Essentially, these mostly boil down to “there are fifty different 'Android’s and little consistency between them”.

Things that annoy me about both

  • No removeable battery for you
  • Battery life is bloody shocking
  • They’re all too bloody big apart from the iPhone SE and one weird Sony phone

So, in general, when I get hacked off enough with Android’s lack of consistency and design, I get an iPhone, which solves that problem for me. Then after a while when I get hacked off enough with Apple’s pointless restrictions on the way I’m allowed to use my device, I get an Android phone, which solves that problem for me. Repeat until false.


2x16: Indeskribable
#22

Very elaborate response!

Come to think of it, I seem to have a similar perspective: Your pro’s and cons seem to be universal, though their priority is different for every individual. I seem to be in the “I want consistency, updates and a small phone”-camp at the moment, Hence iPhone SE. But this could change in the future.
I recently tried Windows Mobile again, but that OS is DOA when you start to do more than place a phone call.


#23

I hope they (Essential) add an Android component to disable touch on some margin around the screen. How the hell are you supposed to hold it with no border ?!?


#24

Just watched:

Interesting to see it. Beautiful looking thing. Still boggles me that it is not waterproof though.

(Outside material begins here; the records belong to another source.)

class _Slot(object):

    def __init__(self, C, B, T, G, dev, ahead, tab=None):
        Bg = G * B
        KI = (1 + T) * Bg
        self.user_keys = torch.empty(C * Bg, dtype=torch.int64, device=dev)
        self.item_keys = torch.empty(C * KI, dtype=torch.int64, device=dev)
        self.lu = self.li = None
        if G > 1:
            self.lu = torch.empty(C * B, dtype=torch.int64, device=dev)
            self.li = torch.empty(C * (1 + T) * B, dtype=torch.int64, device=dev)
        self.tab = tab or [_Lists(C, per, dev, ahead) for per in (Bg, KI)]
        self.records = None
        self.bitmap = None
        self.bg_done = None
        self.bg_busy = False
        self.prep = None
        self.ready, self.walked, self.free = (torch.cuda.Event() for _ in range(3))
        cur = torch.cuda.current_stream(dev)
        for ev in (self.ready, self.walked, self.free):
            ev.record(cur)
        self.free_recorded = False
        self.group_pending = False
        self.ready_on_model = False
        self.chunk = None
        self.graphs = {}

I am excited to see how it does - I like the idea of more pixel-like phones competing with each other.


#25

they said Sprint got the userband on the 404 show.

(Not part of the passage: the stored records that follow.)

### cuda_satabsearch_amd/csrc/sat_sa_body.inc

```
    using namespace satk;
    constexpr int M1W = (N1P + 31) / 32;
    extern __shared__ __align__(16) unsigned char lds_raw[];

    const int nthreads = a.tpe;
    const int wave_wg = __builtin_amdgcn_readfirstlane((int)(threadIdx.x >> 6));
    const int slot = a.epw > 1 ? wave_wg / (nthreads >> 6) : 0;
    const int wlane = (int)(threadIdx.x & 63u);
    const int lane_id = ((wave_wg - slot * (nthreads >> 6)) << 6) | wlane;
    __builtin_assume(lane_id >= 0 && lane_id < 1024);
    const uint32_t lds_base = (uint32_t)slot * a.lds_stride;
    unsigned char *const lds_slot = lds_raw + lds_base;
    constexpr bool FAST = OPT >= 0;
    const int lpc_shift = FAST ? (OPT >> 2) : a.lpc_shift;
    const bool opt_lorder = FAST ? (OPT & 1) != 0 : a.lorder != 0;
    const bool opt_compact = FAST ? (OPT & 1) != 0 : a.compact != 0;
    const int lpc = 1 << lpc_shift;
    const int tid = lane_id >> lpc_shift;
    const int part = lane_id & (lpc - 1);
    const int T = nthreads >> lpc_shift;
    const int list_pos = (int)blockIdx.x * a.epw + slot;
    SatPairItem pit{};
    if constexpr (PAIRS) pit = px.items[min(list_pos, a.n_list - 1)];
    const int e = PAIRS ? pit.entry : a.entry_list[min(list_pos, a.n_list - 1)];
    const SatQuery Q = PAIRS ? a.queries[pit.desc] : a.queries[blockIdx.y];
// ... 165 lines not shown
        }
        __syncthreads();
    }

    uint8_t *smap_b = reinterpret_cast<uint8_t *>(smap);
    uint8_t *bmap_b = reinterpret_cast<uint8_t *>(bmap);
    auto bmap_byte_addr = [&](int k) -> int { return (__mul24(k >> 2, T) + tid) * 4 + (k & 3); };
    const int T4 = TP << 2, tid4 = tid << 2;
    auto map_byte_addr = [&](int k) -> int { return __mul24(k >> 2, T4) + tid4 + (k & 3); };

    auto score_rows = [&]() -> int {
        int total = 0;
        for (int i = 0; i < n1 - 1; i++) {
            const uint32_t jb = smap_b[map_byte_addr(i)];
            const int j = MAPOFF ? (int)(jb >> 3) : (int)jb;
            const bool jreal = MAPOFF ? (jb & SAT_MAP_UNMATCHED) == 0u : j != NULLJ;
            const DbRow<CELLS> drow = db_row(jreal ? j : 0);
            int rowsum = 0;
            auto row_group = [&](int kw) {
                const int below = i + 1 - 4 * kw;
                const uint32_t force = below <= 0 ? 0u : (0x04040404u >> (8 * (4 - below)));
                const uint32_t qi = (uint32_t)(kw * N1P + i);
                rowsum = quad_terms(load_qdist(qi << 4), load_qcode(qi << 2), drow, smap[kw * TP + tid], force, rowsum);
            };
            if (lpc == 1) {
                for (int kw = (i + 1) >> 2; kw < n1w; kw++) {
                    const int below = i + 1 - 4 * kw;
                    const uint32_t force = below <= 0 ? 0u : (0x04040404u >> (8 * (4 - below)));
                    const uint32_t qi = (uint32_t)(kw * N1P + i);
                    rowsum = quad_terms(load_qdist_uniform(qi), load_qcode_uniform(qi), drow, smap[kw * TP + tid], force, rowsum);
                }
            } else {
                for (int kw = ((i + 1) >> 2) + part; kw < n1w; kw += lpc) row_group(kw);
            }
            total += jreal ? rowsum : 0;
        }
        return total;
    };

    const uint64_t subseq_lo = (uint64_t)a.ordinal[e];
    int best = SAT_K_NO_SCORE;
    uint32_t best_restart = 0xFFFFFFFFu;
    bool any = false;

    const int cmp_recip = (65536 + cmp_lpi - 1) / cmp_lpi;
    const int per_round = (64 * cmp_recip) >> 16;
    const int sub = __mul24(wlane, cmp_recip) >> 16, kw = wlane - __mul24(sub, cmp_lpi);
    const bool lane_ok = sub < per_round;
    const int tail1_recip = (65536 + n1w - 1) / n1w, tail1_rows = (64 * tail1_recip) >> 16;
    const int tail2_lpi = (n1w + 1) >> 1;
    const int tail2_recip = (65536 + tail2_lpi - 1) / tail2_lpi;
    const int tail2_rows = 2 * tail2_lpi <= cmp_words ? (64 * tail2_recip) >> 16 : 0;
    const uint32_t nullword = map_encode<MAPOFF>(NULLJ, NULLJ) * 0x01010101u;
    SAT_PHASE(7);
    SAT_DIAG_PERTURB_INIT;
    size_t mrow = 0;
    uint32_t *mrec = nullptr;
    int r_begin = tid, r_end = a.maxstart;
    if constexpr (PAIRS) {
        r_begin = pit.r0 + tid;
        r_end = pit.r1;
    }
    int rbest = SAT_K_NO_SCORE;
    Bits<M2W> rset = bits_zero<M2W>();
    if constexpr (MATCH) {
        if constexpr (PAIRS) {
            mrow = (size_t)pit.pair;
            mrec = mx.rec_slabs + (size_t)pit.slab * mx.rec_slab_words;
        } else {
            mrow = (size_t)(&a.queries[blockIdx.y] - mx.desc_base) * (size_t)mx.n_entries + (size_t)e;
            mrec = mx.rec_slabs + ((size_t)blockIdx.y * gridDim.x * a.epw + list_pos) * mx.rec_slab_words;
        }
        if (replay) {
            const int cnt = mx.counts[mrow];
            r_begin = tid < cnt ? mx.restarts[mrow * mx.max_matches + tid] : 0;
            r_end = tid < cnt ? r_begin + 1 : 0;
        }
    }
    for (int restart = r_begin; restart < r_end; restart += T) {
        any = true;
        SAT_PHASE(7);
        const uint64_t subseq = subseq_lo | ((uint64_t)(uint32_t)restart << 32);

        Bits<M1W> mapped = bits_zero<M1W>();
        Bits<M2W> occ = bits_zero<M2W>();
        {
            {
                int wa = tid;
                asm volatile("" : "+v"(wa));
                for (int w = 0; w < cmp_words; w++, wa += TP) smap[wa] = nullword;
            }
            int j = 0;
            bool stopped = false;
            for (int i0 = 0; i0 < n1; i0 += 4) {
                if constexpr (N1P > 32)
                    if (__builtin_amdgcn_ballot_w64(!stopped) == 0ull) break;
                uint4 r = philox_block(Q.seed_q, subseq, (uint32_t)(i0 >> 2));
                uint32_t rv[4] = { r.x, r.y, r.z, r.w };
#pragma unroll
                for (int s = 0; s < 4; s++) {
                    const int i = i0 + s;
                    if (i < n1) {
                        if (!stopped && rv[s] < 0x7FFFFFC0u) {
                            Bits<M2W> cand, below = bits_below<M2W>(j);
                            if constexpr (M2W == 1) {
                                cand.w[0] = qmask[i] & ~below.w[0];
                            } else {
                                const int t = qtypes[i];
#pragma unroll
                                for (int w = 0; w < M2W; w++) cand.w[w] = tmask[t * TMS + w] & ~below.w[w];
                            }
                            int jj = bits_lowest<M2W>(cand);
                            if (jj < 0) {
                                stopped = true;
                            } else {
                                smap_b[map_byte_addr(i)] = (uint8_t)(MAPOFF ? jj << 3 : jj);
                                bits_set<M1W>(mapped, i);
                                bits_set<M2W>(occ, jj);
                                j = jj + 1;
                            }
                        }
                    }
                }
            }
        }

        SAT_PHASE(10);
        int score = 0;
        constexpr bool FS_PAIRS = N1P > 16 && !SAT_DIAG_FS_ROWS_ONLY;
        bool walk_pairs = FS_PAIRS;
        if constexpr (FS_PAIRS) {
            constexpr int PAIR_COST = 27;
            const int m = bits_count<M1W>(mapped);
            walk_pairs = __builtin_amdgcn_ballot_w64(__mul24(__mul24(m, m - 1), PAIR_COST) > __mul24(__mul24(n1w, n1), 31)) == 0ull;
        }
        if (walk_pairs) {
            typedef uint32_t u32x2_t __attribute__((ext_vector_type(2)));
            typedef const __attribute__((address_space(1))) u32x2_t *gptr_u2;
            const gptr_c qpairG = (gptr_c)(uintptr_t)Q.qpair;
            constexpr bool POP_IMAGES = M2W == 1;
            static_assert(POP_IMAGES || !MAPOFF, "the walk's map-byte reads take plain indices");
            Bits<M1W> ri = mapped;
            Bits<M2W> rj = occ;
            auto pop = [](auto &b, bool &valid) -> int {
                constexpr int W = sizeof(b.w) / sizeof(b.w[0]);
                valid = bits_any<W>(b);
                const int pos = max(bits_lowest<W>(b), 0);
                bits_drop_lowest<W>(b);
                return pos;
            };
            constexpr bool FS_TEAMS = SAT_FS_TEAMS && M1W == 1 && M2W == 1 && FAST && (OPT == 0 || OPT == 1);
            bool teamed = false;
            if constexpr (FS_TEAMS) teamed = __builtin_amdgcn_ballot_w64(true) == ~0ull;
            if (FS_TEAMS && teamed) {
                const int pl = wlane & 1;
                const uint32_t om = (uint32_t)__shfl_xor((int)mapped.w[0], 1, 64), oo = (uint32_t)__shfl_xor((int)occ.w[0], 1, 64);
                const uint32_t m0 = pl ? om : mapped.w[0], o0 = pl ? oo : occ.w[0];
                const uint32_t m1 = pl ? mapped.w[0] : om, o1 = pl ? occ.w[0] : oo;
                const int c0n = __popc(m0), c1n = __popc(m1);
                const bool big1 = c1n > c0n;
                const uint32_t mb = big1 ? m1 : m0, ob = big1 ? o1 : o0, msm = big1 ? m0 : m1, osm = big1 ? o0 : o1;
                const int rb = max((big1 ? c1n : c0n) - 1, 0), rs = max((big1 ? c0n : c1n) - 1, 0);
                const int dlead = rb - rs, etot = rb + rs;
                uint32_t rm = mb, ro = ob;
                int cur = 0, acc_b = 0, acc_s = 0;
                bool on_small = false;
                for (int e = pl; __builtin_amdgcn_ballot_w64(e < etot) != 0ull; e += 2) {
                    const bool act = e < etot;
                    const int e2 = e - dlead;
                    const bool small = e2 >= 0 && (e2 & 1) != 0;
                    const int len = e2 < 0 ? rb - e : rs - (e2 >> 1);
                    const int a = (small ? rs : rb) - len;
                    if (small && !on_small) { rm = msm; ro = osm; cur = 0; on_small = true; }
#pragma unroll
                    for (int q = 0; q < 2; q++) {
                        const uint32_t go = (act && cur < a) ? 1u : 0u;
                        rm &= rm - go;
                        ro &= ro - go;
                        cur += (int)go;
                    }
                    const int i = act ? __ffs(rm) - 1 : 0, ji = act ? __ffs(ro) - 1 : 0;
                    Bits<1> rk, rl;
                    rk.w[0] = act ? rm & (rm - 1u) : 0u;
                    rl.w[0] = act ? ro & (ro - 1u) : 0u;
                    const DbRow<CELLS> drow = db_row(ji);
                    const uint32_t qrow = (uint32_t)__mul24(i, N1P * 8);
                    int rowsum = 0;
                    while (__builtin_amdgcn_ballot_w64(rk.w[0] != 0u) != 0ull) {
                        int ll[SAT_FS_UNROLL];
                        bool vv[SAT_FS_UNROLL];
                        u32x2_t qcell[SAT_FS_UNROLL];
#pragma unroll
                        for (int u = 0; u < SAT_FS_UNROLL; u++) {
                            bool vl;
                            const int k = pop(rk, vv[u]);
                            ll[u] = pop(rl, vl);
                            qcell[u] = *(gptr_u2)(qpairG + (qrow + ((uint32_t)k << 3)));
                        }
#pragma unroll
                        for (int u = 0; u < SAT_FS_UNROLL; u++) {
                            const uint2 c = db_cell<CELLS>(drow, ll[u]);
                            const int term = pair_term(qcell[u].x, qcell[u].y, c.x, c.y);
                            rowsum += vv[u] ? term : 0;
                        }
                    }
                    acc_s += small ? rowsum : 0;
                    acc_b += small ? 0 : rowsum;
                }
                const int acc0 = big1 ? acc_s : acc_b, acc1 = big1 ? acc_b : acc_s;
                score = (pl ? acc1 : acc0) + __shfl_xor(pl ? acc0 : acc1, 1, 64);
            } else
            while (__builtin_amdgcn_ballot_w64(bits_any<M1W>(ri)) != 0ull) {
                bool ai, aj;
                int i = 0, ji = 0;
                ai = false;
                Bits<M1W> rk = bits_zero<M1W>();
                Bits<M2W> rl = bits_zero<M2W>();
                for (int p = 0; p < lpc; p++) {
                    bool v;
                    const int pos = pop(ri, v);
                    int img = 0;
                    if constexpr (POP_IMAGES) { bool vj; img = pop(rj, vj); }
                    if (p == part) {
                        i = pos;
                        ai = v;
                        ji = img;
                        rk = ri;
                        rl = rj;
                    }
                }
                (void)aj;
                if constexpr (!POP_IMAGES) { ji = smap_b[map_byte_addr(i)]; ji = ai ? ji : 0; }
                const DbRow<CELLS> drow = db_row(ji);
                const uint32_t qrow = (uint32_t)__mul24(i, N1P * 8);
                int rowsum = 0;
                while (__builtin_amdgcn_ballot_w64(bits_any<M1W>(rk)) != 0ull) {
                    int ll[SAT_FS_UNROLL];
                    bool vv[SAT_FS_UNROLL];
                    u32x2_t qcell[SAT_FS_UNROLL];
#pragma unroll
                    for (int u = 0; u < SAT_FS_UNROLL; u++) {
                        const int ku = pop(rk, vv[u]);
                        ll[u] = 0;
                        if constexpr (POP_IMAGES) { bool vl; ll[u] = pop(rl, vl); }
                        if constexpr (!POP_IMAGES) ll[u] = smap_b[map_byte_addr(ku)];
                        qcell[u] = *(gptr_u2)(qpairG + (qrow + ((uint32_t)ku << 3)));
                    }
#pragma unroll
                    for (int u = 0; u < SAT_FS_UNROLL; u++) {
                        const uint2 c = db_cell<CELLS>(drow, ll[u]);
                        const int term = pair_term(qcell[u].x, qcell[u].y, c.x, c.y);
                        rowsum += vv[u] ? term : 0;
                    }
                }
                score += rowsum;
            }
        } else {
            score = score_rows();
        }
        if (lpc >= 2) score += __shfl_xor(score, 1, 64);
        if (lpc == 4) score += __shfl_xor(score, 2, 64);
        const int best_before = best;
        if (score > best) {
            best = score;
            if (lsoln && beats_leader(score, restart))
                for (int w = 0; w < n1w; w++) bmap[w * T + tid] = smap[w * TP + tid];
        }
        if constexpr (MATCH) {
            rbest = score;
            rset = occ;
            if (replay && part == 0)
                for (int w = 0; w < n1w; w++) bmap[w * T + tid] = smap[w * TP + tid];
        }

        SAT_PHASE(6);
        uint4 blk = uint4{ 0u, 0u, 0u, 0u };
        for (int iter = 0; iter < SAT_K_MAXITER; iter++) {
            const int rowoff = prowC[2 * iter], rowmax = prowC[2 * iter + 1];
            constexpr bool ROW_IN_LANES = N1P >= 32 && M2W == 1 && (OPT < 0 || (OPT & 1) != 0);
            float rowv = 0.0f;
            if constexpr (ROW_IN_LANES)
                rowv = *(gptr_f32)((gptr_c)ptabG + (((uint32_t)rowoff + (uint32_t)min(wlane, rowmax + 2)) << 2));
            if ((iter & 1) == 0) {
                blk = philox_block(Q.seed_q, subseq, (uint32_t)(SAT_K_STEP_BLOCK0 + (iter >> 1)));
            } else {
                blk.x = blk.z;
                blk.y = blk.w;
            }
            const uint32_t word_a = blk.x, word_b = blk.y;
            SAT_DIAG_PERTURB_STEP;

            const int ssei = scaled_index16(word_a >> 16, n1, n1 - 1);

            int oldj;
            Bits<M2W> cand;
            int rank_base = 0;
            if (M2W == 1 && opt_lorder) {
                int p;
                bool none;
                highest_mapped_upto(mapped, ssei, p, none);
                const int A = MAPOFF ? smap_b[map_byte_addr(p)] >> 3 : smap_b[map_byte_addr(p)];
                SAT_DIAG_DUP_MAPBYTE(&smap_b[map_byte_addr(p)]);
                oldj = (p == ssei && !(MAPOFF && none)) ? A : NULLJ;
                const uint32_t above = 0xFFFFFFFEu << (A & 31);
                const uint32_t y = occ.w[0] & above;
                const uint32_t gap = (y - 1u) & ~y & above;
                const bool empty = none || (y == 0u && ssei != n1 - 1);
// ... 390 lines not shown
```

althou № six is where they’ll shine through


#26

Clip-on accessory: Magnetic card reader. Square plugging into an audio jack was an innovative workaround and I give them credit for figuring out how to make that work. But if they weren’t the only external accessory anyone wants to add to a phone then there would be enough demand for clip-on-accessories to have seen the previous modular phones not just languish away.


#27

I’m not seeing the Essential Phone have a wireless charging solution. Is this actually the case? I for one won’t buy a phone without it.